I hope you had a great Valentine's Day. Remember, if your gifts for your better half somehow failed to make their eyes sparkle, you can still earn back their heart with the most romantic and alluring gift of all - that's right, a subscription to THE ZONE.
Obligatory shilling. I wrote for my paying subscribers about the abstraction of labour and the concept of honest work.
I have not been writing as much as usual but if you are at a loose end and want something to read you could check out my old articles on subjects like Bruce Chatwin, and pro wrestling, and Polish poetry, and neoconservatism, and Jackass, and immigration, and Michel Houellebecq, and Joseph Conrad, and talk radio. Who on Earth is at a loose end these days? But one does like to unfold one's old chip wrappers.
The home front. This winter has been by far the coldest I have had since moving to Poland in 2013. When I arrived at Katowice International Airport at 3am last Monday I walked out into a snowstorm to find that there were no taxis and due to the pandemic once you left the terminal you could not enter again. Still, I love the snow, the crisp cool air, and the austere sunlight. The problem is when the weather warms. The snow melts into a thick, dark, pervasive sludge; like school canteen stew without the nostalgic charm. Sheets of ice lurk underneath it, ready to surprise their prey. Let it be cold. Cold! And then on the first of March let us awake to warmth and the sound of water gurgling in the drains.
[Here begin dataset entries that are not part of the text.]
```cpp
void run_search(fdcm_featuremap* fm, const fdcm_templates* t, const float* scene, int64_t n_scene, int64_t maxT,
                int64_t maxS, int optimizer, int64_t batch, int32_t base, fdcm_match* out_device, fdcm_match** out_host,
                int64_t* n_out) {
    *n_out = 0;
    fm->last_search = fdcm_search_timing{};
    if (t->T == 0 || n_scene == 0 || (fm->W == 0 && fm->H == 0)) return;
    const bool host_bins_needed = orientation_bins_on_host();
    FDCM_HIP(hipSetDevice(fm->device));
    ensure_stream(fm);
    hipStream_t st = fm->stream;
    const int n_s = (int)n_scene;
    const SearchLayout L = search_layout(t, n_scene, maxT, maxS);
    maxT = L.maxT; maxS = L.maxS;
    const int window = (int)maxS;
    std::vector<float> slen((size_t)n_s);
    for (int i = 0; i < n_s; ++i) {
        const float dx = scene[4 * i + 2] - scene[4 * i], dy = scene[4 * i + 3] - scene[4 * i + 1];
        slen[i] = std::sqrt(dx * dx + dy * dy);
    }
    std::vector<long> sidx((size_t)n_s);
    std::iota(sidx.begin(), sidx.end(), 0);
    std::sort(sidx.begin(), sidx.end(), [&slen](long const i1, long const i2) { return slen[i1] > slen[i2]; });
    const std::vector<long long>& coff = L.coff;
    const long long ncand = L.ncand;
    fm->last_search.candidates = ncand;
    if (ncand == 0) return;
    if (fm->holds != VolStage::integrated) throw std::string("the feature map holds a partial build (no line integral): nothing to search");
    const int64_t B = optimizer == FDCM_BATCH_OPTIMIZE ? std::max<int64_t>(1, batch) : 1;
    if (B > 4096) throw std::string("batch_size above 4096 is not supported");
    const int win = B <= 15 ? (int)((15 / B) * B) : (int)B;
    const int lds_lines = (int)std::max<int64_t>(1, t->max_lines);
    const size_t lds = (size_t)kWavesPerBlock * ((size_t)fm->m + 5 * (size_t)lds_lines + 2 * (size_t)win + 1) * sizeof(float);
    if (lds > 160 * 1024) throw std::string("scene/template too large for the search kernel's LDS staging");
    if (host_bins_needed && fm->m > 65535) throw std::string("host-side orientation bins need depth <= 65535");
    reserve_workspaces(fm, L, host_bins_needed);
    hipStream_t sp = st;
    if (!fm->shares_gpu) {
        if (!fm->prep_stream) {
            FDCM_HIP(hipStreamCreateWithFlags(&fm->prep_stream, hipStreamNonBlocking));
            FDCM_HIP(hipEventCreateWithFlags(&fm->prep_done, hipEventDisableTiming));
        }
        sp = fm->prep_stream;
    }
    if (test_switches().poison) {
        SearchBuffers& s = fm->search;
        if (!out_device) s.out.reserve(L.out);
        if (!out_host) s.cnt.reserve(L.counters);
        FDCM_HIP(hipStreamSynchronize(sp));
        poison_fill(s.scene, sp, FDCM_FILL_SCENE); poison_fill(s.pairs, sp, FDCM_FILL_PAIRS); poison_fill(s.work, sp, FDCM_FILL_WORK);
        poison_fill(s.records, st, FDCM_FILL_RECORDS); poison_fill(s.flags, st, FDCM_FILL_FLAGS); poison_fill(s.counter, st, FDCM_FILL_COUNTER);
        poison_fill(s.bins, st, FDCM_FILL_BINS);
        if (!out_device) poison_fill(s.out, st, FDCM_FILL_OUT);
        poison_fill(s.stage, FDCM_FILL_SEARCH_STAGE); poison_fill(s.bins_stage, FDCM_FILL_BINS_STAGE); poison_fill(s.cnt, FDCM_FILL_CNT);
    }
    char* hs = (char*)fm->search.stage.p;
    std::memcpy(hs + L.o_lines, scene, (size_t)n_s * 16);
    float* hl = (float*)(hs + L.o_len);
    int* hi = (int*)(hs + L.o_idx);
    for (int i = 0; i < n_s; ++i) { hl[i] = slen[sidx[i]]; hi[i] = (int)sidx[i]; }
    std::memcpy(hs + L.o_coff, coff.data(), coff.size() * 8);
    FDCM_HIP(hipMemcpyAsync(fm->search.scene.p, hs, L.scene, hipMemcpyHostToDevice, sp));
    const int nchunks = L.nchunks;
    SearchParams P{};
    P.vol = fm->vol.as<float>();
    P.keys = (const float*)((const char*)fm->build.plan.p + fm->off_keys);
    P.W = (int)fm->W; P.H = (int)fm->H; P.m = (int)fm->m; P.tx = fm->tx; P.ty = fm->ty;
    P.tlines = t->d_lines.as<float>();
    P.toffsets = t->d_offsets.as<long long>();
    P.tlengths = t->d_lengths.as<float>();
    P.tsorted = t->d_sorted.as<int>();
    P.T = (int)t->T;
    const char* ds = (const char*)fm->search.scene.p;
    P.slines = (const float*)(ds + L.o_lines);
    P.s_sorted_len = (const float*)(ds + L.o_len);
    P.s_sorted_idx = (const int*)(ds + L.o_idx);
    P.n_s = n_s;
    P.maxT = (int)maxT; P.maxS = (int)maxS; P.window = window;
    P.optimizer = optimizer;
    P.batch = (int)B;
    P.win = win;
    P.base = base;
    P.cand_offsets = (const long long*)(ds + L.o_coff);
    P.bpt = (int)((L.cpt_max + kWavesPerBlock - 1) / kWavesPerBlock);
    P.ncand = ncand;
    P.lds_lines = lds_lines;
    P.records = fm->search.records.as<fdcm_match>();
    P.flags = fm->search.flags.as<int>();
    P.evals = P.flags + ncand + nchunks;
    P.counters = fm->search.counter.as<unsigned long long>();
    P.pairs_stride = (int)L.pairs_stride;
    P.pairs = fm->search.pairs.as<int2>();
    const bool buf32 = !test_switches().search_flat && (size_t)fm->m * ivol_slice_floats(fm->W, fm->H) * sizeof(float) < ((size_t)1 << 32);
    if (lds > 64 * 1024)
        FDCM_HIP(hipFuncSetAttribute(buf32 ? (const void*)k_search<true> : (const void*)k_search<false>,
                                     hipFuncAttributeMaxDynamicSharedMemorySize, (int)lds));
    hipEvent_t* ev = fm->timing.ev;
    const bool timed = fm->want_stage_events != 0;
    if (timed) FDCM_HIP(hipEventRecord(ev[6], st));
    hipLaunchKernelGGL(k_pairs, dim3((unsigned)(((size_t)t->T * maxT + 255) / 256)), dim3(256), 0, sp, P);
    const long long n_slots = (long long)t->T * P.pairs_stride;
    if (n_slots <= 0x7fffffffll) {
        if (n_slots <= kWlSlotsPerBlock) {
            hipLaunchKernelGGL(k_worklist, dim3(1), dim3(1024), 0, sp, P, n_slots, fm->search.work.as<int2>());
        } else {
            int* ghist = (int*)((char*)fm->search.work.p + L.work_list);
            int* cursor = ghist + kWorkBins;
            const unsigned nb = (unsigned)((n_slots + kWlSlotsPerBlock - 1) / kWlSlotsPerBlock);
            FDCM_HIP(hipMemsetAsync(ghist, 0, (size_t)kWorkBins * sizeof(int), sp));
            hipLaunchKernelGGL(k_wl_count, dim3(nb), dim3(1024), 0, sp, P, n_slots, ghist);
            hipLaunchKernelGGL(k_wl_starts, dim3(1), dim3(1024), 0, sp, ghist, cursor);
            hipLaunchKernelGGL(k_wl_scatter, dim3(nb), dim3(1024), 0, sp, P, n_slots, ghist, cursor, fm->search.work.as<int2>());
        }
        P.work = fm->search.work.as<int2>();
        P.nblocks = (int)(((ncand + kWavesPerBlock - 1) / kWavesPerBlock + 7) / 8 * 8);
    } else {
        P.work = nullptr;
        P.nblocks = (int)((size_t)t->T * P.bpt);
    }
    if (sp != st) {
        FDCM_HIP(hipEventRecord(fm->prep_done, sp));
        FDCM_HIP(hipStreamWaitEvent(st, fm->prep_done, 0));
    }
    if (host_bins_needed) {
        const size_t stride = (size_t)P.lds_lines;
        unsigned short* hb = (unsigned short*)fm->search.bins_stage.p;
        const float* keys = fm->keys.data();
        const int mkeys = (int)fm->m;
        std::vector<float> sorted_len((size_t)n_s);
        for (int i = 0; i < n_s; ++i) sorted_len[i] = slen[sidx[i]];
        const unsigned nthreads = std::max(1u, std::min(16u, std::thread::hardware_concurrency()));
        std::vector<std::thread> th;
        std::atomic<int64_t> next{0};
        const fdcm_templates* tt = t;
        for (unsigned w = 0; w < nthreads; ++w)
            th.emplace_back([&, tt] {
                for (int64_t ti; (ti = next.fetch_add(1)) < tt->T;) {
                    const int64_t l0 = tt->offsets[ti];
                    const int n_t = (int)(tt->offsets[ti + 1] - l0);
                    const int jmax = (int)std::min<int64_t>(n_t, maxT);
                    for (int j = 0; j < jmax; ++j) {
                        const int tl_local = tt->sorted[(size_t)l0 + j];
                        const float tlen = tt->lengths[(size_t)l0 + tl_local];
                        const int centre = binary_search_greater(sorted_len.data(), n_s, tlen);
                        int rb, re;
                        centered_range(centre, n_s, (int)maxS, rb, re);
                        for (int wi = 0; wi < window; ++wi) {
                            const int scene_idx = (int)sidx[rb + wi];
                            float T1[6], T2[6];
                            align_pair(&tt->lines[(size_t)(l0 + tl_local) * 4], scene + (size_t)scene_idx * 4, T1, T2);
                            for (int flip = 0; flip < 2; ++flip) {
                                const float* T = flip ? T2 : T1;
                                const long long cand = coff[ti] + 2ll * (j * window + wi) + flip;
                                unsigned short* out = hb + (size_t)cand * stride;
                                for (int i = 0; i < n_t; ++i) {
                                    const float* p = &tt->lines[(size_t)(l0 + i) * 4];
                                    const float x1 = (T[0] * p[0] + T[1] * p[1]) + T[2], y1 = (T[3] * p[0] + T[4] * p[1]) + T[5];
                                    const float x2 = (T[0] * p[2] + T[1] * p[3]) + T[2], y2 = (T[3] * p[2] + T[4] * p[3]) + T[5];
                                    const float angle = std::atan((y2 - y1) / (x2 - x1));
                                    out[i] = (unsigned short)closest_orientation(keys, mkeys, angle);
                                }
                            }
                        }
                    }
                }
            });
        for (auto& x : th) x.join();
        FDCM_HIP(hipMemcpyAsync(fm->search.bins.p, hb, (size_t)ncand * stride * sizeof(unsigned short), hipMemcpyHostToDevice, st));
        P.host_bins = fm->search.bins.as<unsigned short>();
    }
    if (buf32) hipLaunchKernelGGL(k_search<true>, dim3((unsigned)P.nblocks), dim3(64 * kWavesPerBlock), lds, st, P);
    else hipLaunchKernelGGL(k_search<false>, dim3((unsigned)P.nblocks), dim3(64 * kWavesPerBlock), lds, st, P);
    fdcm_match* dst = out_device;
    if (!dst) {
        fm->search.out.reserve(L.out);
        dst = fm->search.out.as<fdcm_match>();
        P.counters = reinterpret_cast<unsigned long long*>(dst + ncand);
    }
    int* d_counts = P.flags + ncand;
    int* d_evsums = P.evals + ncand;
    fdcm_match* host_out = nullptr;
    unsigned long long* host_cnt = nullptr;
    if (out_host) {
        *out_host = result_acquire((size_t)(ncand + 1) * sizeof(fdcm_match));
        FDCM_HIP(hipHostGetDevicePointer((void**)&host_out, *out_host, 0));
        host_cnt = reinterpret_cast<unsigned long long*>(host_out + ncand);
    } else {
        fm->search.cnt.reserve(L.counters);
        FDCM_HIP(hipHostGetDevicePointer((void**)&host_cnt, fm->search.cnt.p, 0));
    }
    if (nchunks <= kCompactChunks && !test_switches().search_compact2) {
        hipLaunchKernelGGL(k_compact, dim3((unsigned)nchunks), dim3(1024), 0, st, P.records, P.flags, P.evals, ncand, nchunks, dst, P.counters,
                           host_out, host_cnt);
    } else {
        hipLaunchKernelGGL(k_chunk_counts, dim3((unsigned)nchunks), dim3(256), 0, st, P.flags, P.evals, ncand, d_counts, d_evsums);
        hipLaunchKernelGGL(k_scatter, dim3((unsigned)nchunks), dim3(1024), 0, st, P.records, P.flags, ncand, d_counts, d_evsums,
                           nchunks, dst, P.counters, host_out, host_cnt);
    }
    if (timed) FDCM_HIP(hipEventRecord(ev[7], st));
    FDCM_HIP(hipGetLastError());
    unsigned long long hc[3] = {0, 0, 0};
    FDCM_HIP(hipStreamSynchronize(st));
    finish_build(fm);
    std::memcpy(hc, out_host ? (const void*)(*out_host + ncand) : (const void*)fm->search.cnt.p, sizeof hc);
    *n_out = (int64_t)hc[2];
    fm->last_search.evaluations = (int64_t)hc[0];
    if (timed) FDCM_HIP(hipEventElapsedTime(&fm->last_search.kernel_ms, ev[6], ev[7]));
    fm->last_search.total_ms = fm->last_search.kernel_ms;
}

}
```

Slated Star Codex. Scott Siskind, author of the late rationalist blog Slate Star Codex, defends himself against an astonishingly weak and disingenuous New York Times hatchet job. Aside from their now notorious insistence on using Scott's real name, the reporter is not as malicious as petty and boring. There are so many interesting, disturbing questions to be asked about the moral and epistemological implications of AI, transhumanism, automation et cetera and progressive journalists tend to focus on whether someone has said something rude about feminism. (I wrote about hacks versus nerds here.)
Killer robots. Speaking of AI, according to a Forbes article the Pentagon is seeking to relax regulations over artificial intelligence having concluded that drones can be more effective without human management.
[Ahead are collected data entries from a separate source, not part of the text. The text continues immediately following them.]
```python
# ... 96 lines not shown
    'vg_genomes_load': (C.c_int, [P(C.c_char_p), C.c_int, C.c_int, C.c_int, P(C.c_void_p)]),
    'vg_genomes_load_db_new': (C.c_int, [P(C.c_char_p), C.c_int, P(C.c_char_p), C.c_int, C.c_int, C.c_int, P(C.c_void_p), P(C.c_int)]),
    'vg_genomes_from_codes': (C.c_int, [C.c_void_p, C.c_void_p, C.c_int, P(C.c_char_p), P(C.c_void_p)]),
    'vg_genomes_free': (None, [C.c_void_p]),
    'vg_genomes_count': (C.c_int, [C.c_void_p]),
    'vg_genomes_total_len': (C.c_int64, [C.c_void_p]),
    'vg_genomes_lengths': (C.c_int, [C.c_void_p, P(C.c_int64)]),
    'vg_genomes_name': (C.c_char_p, [C.c_void_p, C.c_int]),
    'vg_genomes_codes': (C.c_int, [C.c_void_p, C.c_int, C.c_void_p]),
    'vg_genomes_to_device': (C.c_int, [C.c_void_p]),
    'vg_kmer_shared': (C.c_int, [C.c_void_p, C.c_int, C.c_double, C.c_int, C.c_int, C.c_uint32,
                                 P(C.c_int64), P(P(PairCount)), P(C.c_int64)]),
    'vg_kmer_shared_new': (C.c_int, [C.c_void_p, C.c_int, C.c_int, C.c_double, C.c_uint32, P(C.c_int64), P(P(PairCount)), P(C.c_int64)]),
    'vg_kmer_geometry': (C.c_int, [C.c_void_p, C.c_int, C.c_double, C.c_int, C.c_int, P(KmerGeometry)]),
    'vg_kmer_geometry_at': (C.c_int, [C.c_int64, C.c_int, P(KmerGeometry)]),
    'vg_kmer_set': (C.c_int, [C.c_void_p, C.c_int, C.c_int, C.c_double, P(P(C.c_uint64)), P(C.c_int64)]),
    'vg_filter_pairs': (C.c_int, [C.c_int, C.c_int, C.c_double, C.POINTER(C.c_int64), C.c_int64, C.POINTER(PairCount), C.c_int64,
                                  C.POINTER(C.POINTER(PairCount)), C.POINTER(C.c_int64)]),
    'vg_write_fltr': (C.c_int, [C.c_void_p, C.c_int, C.c_double, C.c_int, C.c_double, C.c_int,
                                P(C.c_int64), P(PairCount), C.c_int64, C.c_char_p]),
    'vg_prefilter': (C.c_int, [P(C.c_char_p), C.c_int, C.c_char_p, P(PrefilterParams)]),
    'vg_prefilter_new': (C.c_int, [P(C.c_char_p), C.c_int, P(C.c_char_p), C.c_int, C.c_char_p, P(PrefilterParams)]),
    'vg_set_process_ends_after_call': (None, [C.c_int]),
    'vg_set_lz_fit': (None, [P(LzFit)]),
    'vg_lz_align': (C.c_int, [C.c_void_p, P(Task), C.c_int64, P(LzParams), P(PairStat),
                              P(P(Region)), P(C.c_int64)]),
    'vg_align_order': (C.c_int, [C.c_void_p, P(C.c_int32)]),
    'vg_read_filter': (C.c_int, [C.c_void_p, C.c_char_p, C.c_double, P(P(PairCount)), P(C.c_int64)]),
    'vg_align_tasks': (C.c_int, [C.c_void_p, P(PairCount), C.c_int64, P(P(Task)), P(C.c_int64)]),
    'vg_lz_prepare': (C.c_int, [C.c_void_p, P(PairCount), C.c_int64, P(LzParams)]),
# ... 98 lines not shown
```

vclust_amd/api.py:

```python
import ctypes as C
import inspect
import os

import numpy as np

from . import _lib
from ._lib import (CLUSTER_ALGORITHMS, LINKAGE_ALGORITHMS, AlignParams, ClusterStats, DedupStats, KernelTime, LinkageStats, LzParams, PairCount, PairStat,
                   PrefilterParams, Region, Task, check)

ALIGN_FIELDS = ['qidx', 'ridx', 'query', 'reference', 'tani', 'gani', 'ani', 'qcov', 'rcov',
                'num_alns', 'len_ratio', 'qlen', 'rlen', 'nt_match', 'nt_mismatch']

PAIR_DTYPE = np.dtype([('a', '<u4'), ('b', '<u4'), ('shared', '<u4')])
TASK_DTYPE = np.dtype([('q', '<u4'), ('r', '<u4')])
STAT_DTYPE = np.dtype([('n_match', '<u4'), ('aln_len', '<u4'), ('n_regions', '<u4')])
REGION_DTYPE = np.dtype([('task', '<u4'), ('qstart', '<i4'), ('qend', '<i4'), ('rstart', '<i4'),
                         ('rend', '<i4'), ('n_match', '<i4')])
LINKAGE_DTYPE = np.dtype([('node_a', '<i8'), ('node_b', '<i8'), ('similarity', '<f8'), ('size', '<i8'), ('object_a', '<i4'),
                          ('object_b', '<i4')])
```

Behind this, there is the military argument. If AI-controlled weapons can defeat those operated by humans, then whoever has the AIs will win and failing to deploy them means accepting defeat.
One can appreciate this logic, of course, but one must see where it leads: towards increasingly devastating weaponry under increasingly limited human control.
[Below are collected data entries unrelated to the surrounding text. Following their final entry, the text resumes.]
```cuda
extern "C" int64_t vps_correlation_tc32_ws_bytes(const vps_tensor* f1) {
  return 4 * (int64_t)f1->n * f1->h * f1->w * f1->c * 2 + 1024;
}

extern "C" int vps_correlation_tc32(const vps_tensor* f1, const vps_tensor* f2, const vps_tensor* out, int pad, int max_disp,
                                    int stride1, int stride2, int act, float slope, void* ws, void* stream) {
  VPS_CHECK_ARG(stride1 == 1 && pad == max_disp, "correlation_tc32: only stride1=1, pad==max_displacement");
  VPS_CHECK_ARG(f1->dtype == VPS_F32 && f2->dtype == VPS_F32 && out->dtype == VPS_F32, "correlation_tc32: fp32 tensors only");
  VPS_CHECK_ARG(f1->h == f2->h && f1->w == f2->w && f1->c == f2->c && f1->n == f2->n && out->h == f1->h && out->w == f1->w,
                "correlation_tc32: shape mismatch");
  VPS_CHECK_ARG(f1->c % KC == 0 && f1->c <= KC * MAX_KCH, "correlation_tc32: C must be a multiple of 64, <= 256");
  VPS_CHECK_ARG(f1->cs % 4 == 0 && f2->cs % 4 == 0 && ((uintptr_t)f1->ptr & 15) == 0 && ((uintptr_t)f2->ptr & 15) == 0 &&
                    ws && ((uintptr_t)ws & 255) == 0, "correlation_tc32: features / scratch must be aligned");
  VPS_CHECK_ARG(act == VPS_ACT_NONE || act == VPS_ACT_LRELU, "correlation_tc32: act");
  const int R = max_disp / stride2, D = 2 * R + 1;
  VPS_CHECK_ARG(out->c == D * D, "correlation_tc32: out.c %d != %d", out->c, D * D);
  VPS_CHECK_ARG((R == 10 && stride2 == 2) || (R == 4 && stride2 == 1), "correlation_tc32: unsupported (max_disp %d, stride2 %d)",
                max_disp, stride2);
  cudaStream_t st = (cudaStream_t)stream;
  const int64_t npix = (int64_t)f1->n * f1->h * f1->w, plane = npix * f1->c;
  __half* base = (__half*)ws;
  vps_tensor t[4];
  for (int i = 0; i < 4; ++i) {
    t[i] = *f1; t[i].ptr = base + i * plane; t[i].cs = f1->c; t[i].dtype = VPS_BF16;
  }
  unsigned int* flag = vps_tc32_overflow_flag();
  const int blocks = (int)((npix * (f1->c / 4) + 255) / 256 > 8192 ? 8192 : (npix * (f1->c / 4) + 255) / 256);
  split_f16_planes_kernel<<<blocks, 256, 0, st>>>((const float*)f1->ptr, npix, f1->c, f1->cs, base, base + plane, flag);
  VPS_CUDA_LAST("split_f16_planes");
  split_f16_planes_kernel<<<blocks, 256, 0, st>>>((const float*)f2->ptr, npix, f1->c, f2->cs, base + 2 * plane, base + 3 * plane, flag);
  VPS_CUDA_LAST("split_f16_planes");
  const float s1 = 1.0f / (float)f1->c, s2 = s1 * T32_LO_INV;
  int rc;
#define CORR_PASS(A, B, SC, ACC, ACT)                                                                        \
  rc = (R == 10) ? launch<10, 2>(&t[A], &t[B], out, ACT, slope, st, SC, ACC, 1) : launch<4, 1>(&t[A], &t[B], out, ACT, slope, st, SC, ACC, 1); \
  if (rc != VPS_OK) return rc;
  CORR_PASS(0, 2, s1, 0, VPS_ACT_NONE)
  CORR_PASS(0, 3, s2, 1, VPS_ACT_NONE)
  CORR_PASS(1, 2, s2, 1, act)
#undef CORR_PASS
  return VPS_OK;
}

extern "C" int vps_correlation_tc(const vps_tensor* f1, const vps_tensor* f2, const vps_tensor* out, int pad, int max_disp,
                                  int stride1, int stride2, int act, float slope, void* stream) {
  VPS_CHECK_ARG(stride1 == 1 && pad == max_disp, "correlation_tc: only stride1=1, pad==max_displacement");
  VPS_CHECK_ARG(f1->dtype == VPS_BF16 && f2->dtype == VPS_BF16, "correlation_tc: bf16 features only");
  VPS_CHECK_ARG(f1->h == f2->h && f1->w == f2->w && f1->c == f2->c && f1->n == f2->n && out->h == f1->h && out->w == f1->w,
// ... 14 lines not shown
```

vps_b200/ops.py:

```python
import ctypes as C
import os

import torch

from . import _lib
from ._lib import (ACT_LRELU, ACT_NONE, ACT_RELU, ACT_SIGMOID, VPS_BF16, VPS_F32, VpsConvArgs, VpsError,
                   VpsTensor, check, lib)

_DT = {torch.float32: VPS_F32, torch.bfloat16: VPS_BF16}

PROFILE = None
_NOTE = {"flops": 0, "tag": ""}
SCOPE = [""]
_real_lib = lib


class _ProfLib(object):
    def __getattr__(self, name):
        f = getattr(_real_lib(), name)
        if PROFILE is None or not name.startswith("vps_") or name in ("vps_last_error", "vps_launch_count", "vps_packed_tc_bytes"):
            return f

        def w(*a):
            s, e = torch.cuda.Event(enable_timing=True), torch.cuda.Event(enable_timing=True)
# ... 160 lines not shown
    kh, kw = pw.kh, pw.kw
    sh, sw = (stride, stride) if isinstance(stride, int) else stride
    ph, pw_ = pad_hw if pad_hw is not None else ((pad, pad) if isinstance(pad, int) else pad)
    a.kh, a.kw, a.sh, a.sw, a.ph, a.pw = kh, kw, sh, sw, ph, pw_
    if oh is None:
        oh = (x.shape[1] + 2 * ph - kh) // sh + 1
        ow = (x.shape[2] + 2 * pw_ - kw) // sw + 1
    a.oh, a.ow = oh, ow
    a.oy_mul, a.oy_off, a.ox_mul, a.ox_off = omap
    a.cin, a.cout = pw.cin, pw.cout
    a.act, a.slope, a.res_after_act, a.out_scale = act, slope, int(res_after_act), out_scale
    a.bias = pw.bias.data_ptr() if pw.bias is not None else None
    return a


def conv2d(x, pw, y, stride=1, pad=0, act=ACT_NONE, slope=0.1, res=None, res_after_act=False, out_scale=1.0,
           oh=None, ow=None, omap=(1, 0, 1, 0), pad_hw=None, use_tc=None):
    a = _conv_args(x, pw, y, stride, pad, act, slope, res, res_after_act, out_scale, oh, ow, omap, pad_hw)
    if use_tc is None:
        use_tc = x.dtype == torch.bfloat16
    if PROFILE is not None:
        _NOTE["flops"] = _NOTE.pop("flops_alg", None) or 2 * x.shape[0] * a.oh * a.ow * pw.cout * pw.cin * a.kh * a.kw
        _NOTE["tag"] = "%dx%d s%d %d->%d @%dx%d" % (a.kh, a.kw, a.sh, pw.cin, pw.cout, a.oh, a.ow)
    if use_tc and x.dtype == torch.float32:
        a.w = pw.tc32().data_ptr()
        check(lib().vps_conv2d_tc32(C.byref(a), stream()), "conv2d_tc32")
    elif use_tc:
        a.cin_gran = pw.gran()
        a.w = pw.tc().data_ptr()
        check(lib().vps_conv2d_tc(C.byref(a), stream()), "conv2d_tc")
    else:
        a.w = pw.simt().data_ptr()
        check(lib().vps_conv2d_simt(C.byref(a), stream()), "conv2d_simt")
    return y


def conv2d_tc_multi(x, pws, y, pads, omaps, act=ACT_NONE, slope=0.1, out_scale=1.0, oh=None, ow=None, shared32=None):
    n = len(pws)
    arr = (VpsConvArgs * n)()
    gran = pws[0].gran()
    f32 = x.dtype == torch.float32
    for i in range(n):
        a = _conv_args(x, pws[i], y, 1, 0, act, slope, None, False, out_scale, oh, ow, omaps[i], pads[i])
        a.cin_gran = gran
        a.w = shared32.data_ptr() if f32 else pws[i].tc(gran).data_ptr()
        arr[i] = a
    if PROFILE is not None:
        _NOTE["flops"] = 2 * x.shape[0] * arr[0].oh * arr[0].ow * pws[0].cout * pws[0].cin * arr[0].kh * arr[0].kw * n
        _NOTE["tag"] = "%dx%d x%d phases %d->%d @%dx%d" % (arr[0].kh, arr[0].kw, n, pws[0].cin, pws[0].cout, arr[0].oh, arr[0].ow)
    if f32:
        check(lib().vps_conv2d_tc32_multi(arr, n, stream()), "conv2d_tc32_multi")
    else:
        check(lib().vps_conv2d_tc_multi(arr, n, stream()), "conv2d_tc_multi")
    return y


def conv2d_tc32_plan(x, pws, stride=1, pad=0, oh=None, ow=None, pads=None, y=None, res=None, omaps=None):
    pws = pws if isinstance(pws, (list, tuple)) else [pws]
    n = len(pws)
    arr = (VpsConvArgs * n)()
    for i in range(n):
        arr[i] = _conv_args(x, pws[i], x if y is None else y, stride, pad, ACT_NONE, 0.1, res, False, 1.0, oh, ow,
                            omaps[i] if omaps is not None else (1, 0, 1, 0), pads[i] if pads is not None else None)
    plan = (C.c_int * 6)()
    check(_real_lib().vps_conv2d_tc32_plan(arr, n, plan), "conv2d_tc32_plan")
    return dict(nwg=plan[0], block_n=plan[1], tw=plan[2], th=plan[3], halo=plan[4], epilogue="tma" if plan[5] else "frag")


def correlation(f1, f2, out, pad, max_disp, stride1, stride2, act=ACT_NONE, slope=0.1, impl=None):
    fn = {None: "vps_correlation", "tc": "vps_correlation_tc", "simt": "vps_correlation_simt", "tc32": "vps_correlation_tc32"}[impl]
    if PROFILE is not None:
        d = 2 * (max_disp // stride2) + 1
        _NOTE["flops"] = 2 * f1.shape[0] * f1.shape[1] * f1.shape[2] * f1.shape[3] * d * d
        _NOTE["tag"] = "corr d%d s%d C%d @%dx%d" % (max_disp, stride2, f1.shape[3], f1.shape[1], f1.shape[2])
    if impl is None and F32_TC[0] and f1.dtype == torch.float32 and f2.dtype == torch.float32 and out.dtype == torch.float32:
        c = f1.shape[3]
        if (c % 64 == 0 and c <= 256 and stride1 == 1 and pad == max_disp and (max_disp, stride2) == (20, 2)
                and vt(f1).cs % 4 == 0 and vt(f2).cs % 4 == 0 and f1.data_ptr() % 16 == 0 and f2.data_ptr() % 16 == 0):
            fn = "vps_correlation_tc32"
    if fn == "vps_correlation_tc32":
        ws = torch.empty(int(lib().vps_correlation_tc32_ws_bytes(C.byref(vt(f1)))), dtype=torch.uint8, device=f1.device)
# ... 274 lines not shown
```

Before: 16.57.

## Add pre-split f16 feed path for tc32 convolutions chosen by cost model

Adds an optional feed mode for the fp32 tensor-core convolution. The input is split once into f16 hi/lo planes in a workspace by a separate kernel, and the producer then TMA-loads those planes directly, so the converter warps are bypassed. An auto cost model enables this when per-element conversion work inside the kernel, repeated across taps and N tiles, outweighs one extra split pass. The exchange is an extra kernel launch, workspace allocation and extra HBM traffic. The split kernel is now shared with correlation.

```diff
diff --git a/include/vps_b200.h b/include/vps_b200.h
--- a/include/vps_b200.h
+++ b/include/vps_b200.h
@@ -45,7 +45,12 @@
   int32_t res_after_act;
   float out_scale;
   int32_t cin_gran;
+  int32_t feed;
+  void* ws;
 } vps_conv_args;
+#define VPS_TC32_FEED_AUTO 0
+#define VPS_TC32_FEED_CONVERT 1
+#define VPS_TC32_FEED_PRESPLIT 2
 
 int vps_conv2d_tc(const vps_conv_args* a, void* stream);
 int vps_conv2d_tc_multi(const vps_conv_args* a, int nprob, void* stream);
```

The last spies. Samuel Goldman writes a glorious essay about the writer John Le Carre and the traitor George Blake for First Things:
True, these locales might be spread across thousands of miles of land or sea. But they shared a seedy ambiance that made it hard to distinguish among London, Berlin, and Bucharest. Even “the Circus”—the name by which le Carré designated the fictional headquarters of British intelligence at London’s Cambridge Circus—evokes the wearisome repetition of uninspiring routines.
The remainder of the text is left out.